# Nine Teens Accused Of Selling Drugs At School



## kwflatbed (Dec 29, 2004)

_Police Raid Homes After Officer Poses As Student_

*BOSTON -- *Nine high school students in Falmouth were accused Friday of selling drugs.

Police raided their homes after a three-month investigation into the sale of marijuana and Ecstasy.

All of the teenagers are students at Falmouth High School. They range in age from 14 to 17.

An undercover officer posed as a senior at the school and allegedly purchased drugs from the suspects.

_Copyright 2006 by . All rights reserved. This material may not be published, broadcast, rewritten or redistributed._


----------



## MVS (Jul 2, 2003)

Oh, I can't wait for the parental cries on this.


----------



## frapmpd24 (Sep 3, 2004)

RPD931 said:


> Oh, I can't wait for the parental cries on this.


According to Channel 5 last night the buys were done with an undercover female officer from the Plymouth County Sheriffs Department that "looked young". Half of the news story on Channel 5 was the mother of one kid bitching that having a young looking undercover female officer doing drug work in the schools is entrapment. Then the dumb a-hole goes on to say how there a drug problem at Falmouth High and it is about time the police did something, but not entrap the kids with a good looking female... Yeah, there is a drug problem with Class-D and Ecstacy, obviously because of your kid lady! It is the "not my kid" attitude, oh how that drives me nuts.


----------



## badogg88 (Dec 17, 2003)

I'm sooo sick of the WORLD lately. Every parent cries when they find out that their kid is a drug selling POS. If when I was younger and I sold drugs, and my parents found out, it would NOT be pretty. All these other parents think their kids are gods gift to the world and don't believe they'd ever do that kind of stuff.

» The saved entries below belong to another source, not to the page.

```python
class PositionalEncoding(nn.Module):

    def __init__(self, d_model, num_dims=3, min_timescale=1.0, max_timescale=1.0e4):
        super().__init__()
        assert d_model >= num_dims * 2, "d_model should be >= then 2*num_dims"
        self.d_model, self.num_dims = d_model, num_dims
        self.num_timescales = d_model // (num_dims * 2)
        inc = np.log(max_timescale / min_timescale) / self.num_timescales
        self.register_buffer("inv_timescales",
                             min_timescale * torch.exp(torch.arange(self.num_timescales).float() * -inc))
        self._tables = {}
# ... 79 lines not shown
        buf = getattr(m, "_p2_buf", None)
        if buf is None or buf[0].device != wqkv.device or buf[0].shape != (3 * na * da, d) or buf[1].shape != f1.weight.shape:
            buf = m._p2_buf = (torch.empty(3 * na * da, d, dtype=torch.float32, device=wqkv.device),
                               torch.empty_like(f1.weight, dtype=torch.float32))
        aq = L.amax_of(wqkv)
        specs.append((wqkv.view(3 * na * d, da)[:d], True, buf[0][:da], aq, 3 * na, d * da, da * d))
        i1 = None
        if full:
            a1 = L.amax_of(f1.weight)
            specs.append((f1.weight.detach(), False, buf[1], a1))
            i1 = G.P2Image(buf[1], a1)
        layers.append((m, G.P2Image(buf[0], aq), i1))
    if specs:
        G.p2_pack(specs)
    for m, iq, i1 in layers:
        m._p2 = (iq, i1)


def linear_wgrad(dy, x, n_out, k_in, rows, want_bias=False):
    dw = torch.empty(n_out, k_in, dtype=torch.float32, device=dy.device)
    tiles = -(-n_out // 128) * -(-k_in // 128)
    splits = _splits(tiles, rows)
    if not want_bias:
        G.gemm(dy, x, dw, n_out, k_in, rows, ta=1, tb=1, lda=dy.shape[-1], ldb=x.shape[-1], splits=splits)
        return dw
    if splits < 2:
        G.gemm(dy, x, dw, n_out, k_in, rows, ta=1, tb=1, lda=dy.shape[-1], ldb=x.shape[-1], splits=splits)
        return dw, G.colsum(dy, rows, n_out)
    db = torch.empty(n_out, dtype=torch.float32, device=dy.device)
    G.gemm(dy, x, dw, n_out, k_in, rows, ta=1, tb=1, lda=dy.shape[-1], ldb=x.shape[-1], splits=splits, a_colsum=db)
    return dw, db
# ... 40 lines not shown
class _BlockLocalAttentionFn(torch.autograd.Function):
    @staticmethod
    def forward(ctx, x, block, masked, dt, dh, dw, ln_w, ln_b, w_q, w_k, w_v, proj_w, f0w, f0b, f1w, f1b, f3w, f3b,
                wqkv, p2=None, drop=None):
        L.require(x)
        M, d = x.shape
        S = block[0] * block[1] * block[2]
        b = M // S
        na, _, da = w_q.shape
        hd = na * da
        temper = math.sqrt(da)
        dev = x.device
        flash = FUSED_ATTENTION and _use_flash(S, da, block, b * na)
        planes = FUSED_ATTENTION and not flash and _use_planes(S, da, block, b * na)
        p2 = p2 if (p2 is not None and not planes and L.f16x2()) else None
        p2_full = p2 is not None and p2[1] is not None
        if p2_full:
            xn, xn_img, mean1, rstd1 = ew.layernorm_fwd_p2(x, ln_w, ln_b)
        else:
            xn, mean1, rstd1 = ew.layernorm_fwd(x, ln_w, ln_b)
        if planes:
            qkv = torch.empty(3, 3, M, hd, dtype=torch.bfloat16, device=dev)
            G.gemm(xn, wqkv, qkv, M, da, d, ta=0, tb=1, lda=d, ldb=da, ldc=hd, batch_outer=3, batch_inner=na,
                   sB=(na * d * da, d * da), sC=(3 * M * hd, da), flags=L.EPI_PLANES, c_plane=M * hd)
            P, o = tx.attn_fwd_planes(qkv, b, na, S, da, temper, dt, dh, dw, block, masked)
        else:
            qkv = torch.empty(3, M, hd, dtype=torch.float32, device=dev)
            if p2 is not None:
                G.gemm_p2(G.P2Image(xn_img, L.amax_of(xn)) if p2_full else xn, p2[0], qkv, M, hd, d, lda=d, ldb=d, ldc=hd,
                          batch_outer=3, batch_inner=1, sB=(hd * d, 0), sC=(M * hd, 0))
                if p2_full:
                    del xn_img
            else:
                G.gemm(xn, wqkv, qkv, M, da, d, ta=0, tb=1, lda=d, ldb=da, ldc=hd, batch_outer=3, batch_inner=na,
                       sB=(na * d * da, d * da), sC=(M * hd, da))
            q, k, v = qkv[0], qkv[1], qkv[2]
        if planes:
            pass
        elif flash:
            o, P = tx.attn_fwd_flash(qkv, b, na, S, da, temper, dt, dh, dw, block, masked)
        elif FUSED_ATTENTION and tx.attn_fwd_supported(S, da):
            P, o = tx.attn_fwd(q, k, v, b, na, S, da, temper, dt, dh, dw, block, masked)
        else:
            P = torch.empty(b, na, S, S, dtype=torch.float32, device=dev)
            G.gemm(q, k, P, S, S, da, ta=0, tb=0, lda=hd, ldb=hd, ldc=S, batch_outer=b, batch_inner=na,
# ... 17 lines not shown
        else:
            fn, mean2, rstd2 = ew.layernorm_fwd(y1, f0w, f0b)
            G.gemm(fn, f1w, h1, M, f1w.shape[0], d, flags=L.EPI_BIAS | L.EPI_RELU, bias=f1b)
        if L.RELU_TRACE is not None:
            L.RELU_TRACE.append(h1 > 0)
        y2 = torch.empty(M, d, dtype=torch.float32, device=dev)
        if drop is None:
            G.gemm(h1, f3w, y2, M, d, f3w.shape[1], flags=L.EPI_BIAS | L.EPI_RESIDUAL, bias=f3b, res=y1)
        else:
            G.gemm(h1, f3w, y2, M, d, f3w.shape[1], flags=L.EPI_BIAS, bias=f3b)
            D.dropout_add(y2, y1, (seed, site + 1, pass_), p_drop, inplace=True)
        ctx.save_for_backward(x, mean1, rstd1, xn, qkv, P, o, y1, mean2, rstd2, fn, h1,
                              ln_w, wqkv, proj_w, f0w, f1w, f3w, dt, dh, dw)
        ctx.block, ctx.dims, ctx.masked, ctx.planes, ctx.flash = block, (M, d, S, b, na, da), bool(masked), bool(planes), bool(flash)
        ctx.drop = drop
        return y2

    @staticmethod
    def backward(ctx, dy2):
        (x, mean1, rstd1, xn, qkv, P, o, y1, mean2, rstd2, fn, h1,
         ln_w, wqkv, proj_w, f0w, f1w, f3w, dt, dh, dw) = ctx.saved_tensors
        M, d, S, b, na, da = ctx.dims
        hd = na * da
        temper = math.sqrt(da)
        dev = x.device
        dy2 = dy2.contiguous()
        dff = f1w.shape[0]
        drop = ctx.drop
        dz2 = dy2 if drop is None else D.dropout_bwd(dy2, (drop[1], drop[2] + 1, drop[3]), drop[0])
        dh1 = torch.empty(M, dff, dtype=torch.float32, device=dev)
# ... 39 lines not shown
        G.gemm(dP, q, dk, S, da, S, ta=1, tb=1, lda=S, ldb=hd, ldc=hd, sA=(na * S * S, S * S), sB=(S * hd, da),
               sC=(S * hd, da), flags=L.CAUSAL_KMIN if ctx.masked else 0, **bh)
        del dP
        return _BlockLocalAttentionFn._finish_backward(ctx, dqkv, ddt, ddh, ddw, dy1, dproj, df0w, df0b, df1w, df1b, df3w, df3b)

    @staticmethod
    def _finish_backward(ctx, dqkv, ddt, ddh, ddw, dy1, dproj, df0w, df0b, df1w, df1b, df3w, df3b):
        x, mean1, rstd1, xn = ctx.saved_tensors[:4]
        ln_w, wqkv = ctx.saved_tensors[12], ctx.saved_tensors[13]
        M, d, S, b, na, da = ctx.dims
        hd = na * da
        dev = x.device
        dxn = torch.empty(M, d, dtype=torch.float32, device=dev)
        G.gemm(dqkv, wqkv, dxn, M, d, 3 * hd, ta=0, tb=0, lda=hd, a_kb=hd, a_skb=M * hd, ldb=da, b_kb=da, b_skb=d * da)
        dws = torch.empty(3, na, d, da, dtype=torch.float32, device=dev)
        G.gemm(xn, dqkv, dws, d, da, M, ta=1, tb=1, lda=d, ldb=hd, ldc=da, batch_outer=3, batch_inner=na,
               sB=(M * hd, da), sC=(na * d * da, d * da), splits=_splits(3 * na * -(-d // 128), M))
        dx, dlnw, dlnb = ew.layernorm_bwd(dxn, x, mean1, rstd1, ln_w, add=dy1)
        return (dx, None, None, ddt, ddh, ddw, dlnw, dlnb, dws[0], dws[1], dws[2], dproj, df0w, df0b,
                df1w, df1b, df3w, df3b, None, None, None)


class BlockLocalAttention(nn.Module):
    def __init__(self, block_size, da, d, n_head, masked=False, dropout=0.0):
        super().__init__()
        self.block_size = tuple(block_size)
        self.n_head, self.masked = n_head, masked
        self.dropout = D.check_rate(dropout)
        self.bind_dropout(D.DropoutState(), 0)
        self.mha = MultiHeadAttention(n_head, d, da)
        self.ffn = nn.Sequential(nn.LayerNorm(d), nn.Linear(d, d), nn.ReLU(True), nn.Linear(d, d))
        t, h, w = self.block_size
# ... 85 lines not shown
```

Baseline: 1451.

## Keep layernorm output only as f16x2 image and consume it in both GEMMs

Adds an 'image' layernorm forward variant that writes only the pre-split f16 pair image of the normalized activations, scaled by an a-priori bound, instead of the fp32 output. The QKV projection GEMM and the weight-gradient GEMM in backward read this image directly through a new a_image path in the wide GEMM kernel. This path becomes the default P2 mode. It is meant to drop the fp32 xn store and re-splitting in the GEMMs, at the cost of new alignment constraints and no column-sum support.

```diff
diff --git a/include/lvt_hip.h b/include/lvt_hip.h
--- a/include/lvt_hip.h
+++ b/include/lvt_hip.h
@@ -61,6 +61,7 @@
     const float *a_amax, *b_amax;
     const float *a_amax2, *b_amax2;
     float *c_amax;
+    int a_image;
 } lvt_gemm_desc;
 size_t lvt_gemm_workspace_bytes(const lvt_gemm_desc *d);
 int lvt_gemm_f32(const lvt_gemm_desc *d, void *workspace, size_t workspace_bytes, void *stream);
@@ -204,6 +205,9 @@
 int lvt_layernorm_fwd_p2(const float *x, long long rows, int d, float eps, const float *w, const float *b,
                          float *y, void *yp, float *mean, float *rstd, float *y_amax, const float *w_amax,
                          const float *b_amax, void *stream);
+int lvt_layernorm_fwd_image(const float *x, long long rows, int d, float eps, const float *w, const float *b,
+                            void *yp, float *mean, float *rstd, float *y_amax, const float *w_amax,
+                            const float *b_amax, void *stream);
 size_t lvt_layernorm_bwd_workspace_bytes(int d);
 int lvt_layernorm_bwd(const float *dy, const float *x, const float *mean, const float *rstd,
                       const float *w, long long rows, int d, const float *add, float *dx, float *dw,
diff --git a/lvt_amd/csrc/elementwise.hip b/lvt_amd/csrc/elementwise.hip
--- a/lvt_amd/csrc/elementwise.hip
+++ b/lvt_amd/csrc/elementwise.hip
@@ -364,7 +364,7 @@
                 float4 o;
                 o.x = (v[i].x - mean) * rstd * ww.x + bb.x; o.y = (v[i].y - mean) * rstd * ww.y + bb.y;
                 o.z = (v[i].z - mean) * rstd * ww.z + bb.z; o.w = (v[i].w - mean) * rstd * ww.w + bb.w;
-                yp[c] = o;
+                if (P2 != 2) yp[c] = o;
                 if (P2) {
                     uint2 ph, pl;
                     ln_split_pair(o.x, o.y, ps, ph.x, pl.x);
@@ -400,6 +400,18 @@
     hipLaunchKernelGGL(lvt_layernorm_fwd_kernel<1>, dim3(grid_for(rows, 4, LN_FWD_MAX_BLOCKS)), dim3(256), 0,
                        (hipStream_t)stream, x, rows, d, eps, w, b, y, mean, rstd, y_amax, w_amax, b_amax, (char *)yp);
     LVT_CHECK_LAUNCH("lvt_layernorm_fwd_kernel<p2>");
+    return LVT_OK;
+}
+extern "C" int lvt_layernorm_fwd_image(const float *x, long long rows, int d, float eps, const float *w, const float *b,
+                                       void *yp, float *mean, float *rstd, float *y_amax, const float *w_amax,
+                                       const float *b_amax, void *stream) {
+    LVT_REQUIRE(x && w && b && yp && rows > 0 && d % 32 == 0 && d <= 256 * LN_MAXV, "layernorm_fwd_image: bad args (d=%d)", d);
+    LVT_REQUIRE(!mean == !rstd, "layernorm_fwd_image: mean and rstd come together");
+    LVT_REQUIRE(y_amax && w_amax && b_amax, "layernorm_fwd_image: the image is scaled by the a-priori bound: y_amax, w_amax, b_amax are required");
+    LVT_REQUIRE(((uintptr_t)yp & 127) == 0, "layernorm_fwd_image: the image must be 128-byte aligned");
+    hipLaunchKernelGGL(lvt_layernorm_fwd_kernel<2>, dim3(grid_for(rows, 4, LN_FWD_MAX_BLOCKS)), dim3(256), 0,
+                       (hipStream_t)stream, x, rows, d, eps, w, b, (float *)nullptr, mean, rstd, y_amax, w_amax, b_amax, (char *)yp);
+    LVT_CHECK_LAUNCH("lvt_layernorm_fwd_kernel<image>");
     return LVT_OK;
 }
 
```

And entrapment is when people are persuaded to do a crime they wouldn't naturally do. Obviously these kids HAD the drugs, they were WILLING to sell it to the female P.O. That's not entrapment. People piss me off.


----------



## Wiggum_1 (Dec 9, 2004)

RPD, read todays Globe, it has several entertaining quotes from parents about their little drug dealing angels.


----------



## MVS (Jul 2, 2003)

Yeah, I read it just a little while ago. Weak parenting is the source of today's and our near future problems.

Badogg88, You are so right! If I got busted dealing dope, or doing anything stupid for that matter, I got a hell of a whoopin'! And I was brought up by a single mother :shock: Ouch!!:BE:

As soon as I knew I did something wrong I would ](*,), then my mother would find out and she would start :FT: at me, then start with the :beat:, and then my ass would look like :moon:, and then the smacks would start :wacko:.


----------



## badogg88 (Dec 17, 2003)

Hahahaha, that's a great post. 

I was more afraid of "Just wait until your father gets home" and I'd run up to my room and clean it and then start my homework thinking "If I do everything right NOW, I can't get yelled at!!" That never really worked...


----------



## BartA1 (May 5, 2002)

Like I said its the new wave shift responsibiltiy and blame everyone else. From the accounts it sounds like these kids were running a drug ring out of the local high school. As far as cries of entrapment go I dont think that arugment is gonna hold much weight. Had the shoe been on my foot when I was that age I think I would have rather faced hard time than the wrath of my parents. Anyway it will be interesting to see how this plays out in court.


----------



## Irish Wampanoag (Apr 6, 2003)

Hey why is a sheriffs officer doing police work ???? Kidding!!!


----------



## Pvt. Cowboy (Jan 26, 2005)

badogg88 said:


> I was more afraid of "Just wait until your father gets home"


I can STILL hear my mother saying that... Ugh... I knew I was in for it... Nothing better than being raised under the "Iron Fist" of a police officer...


----------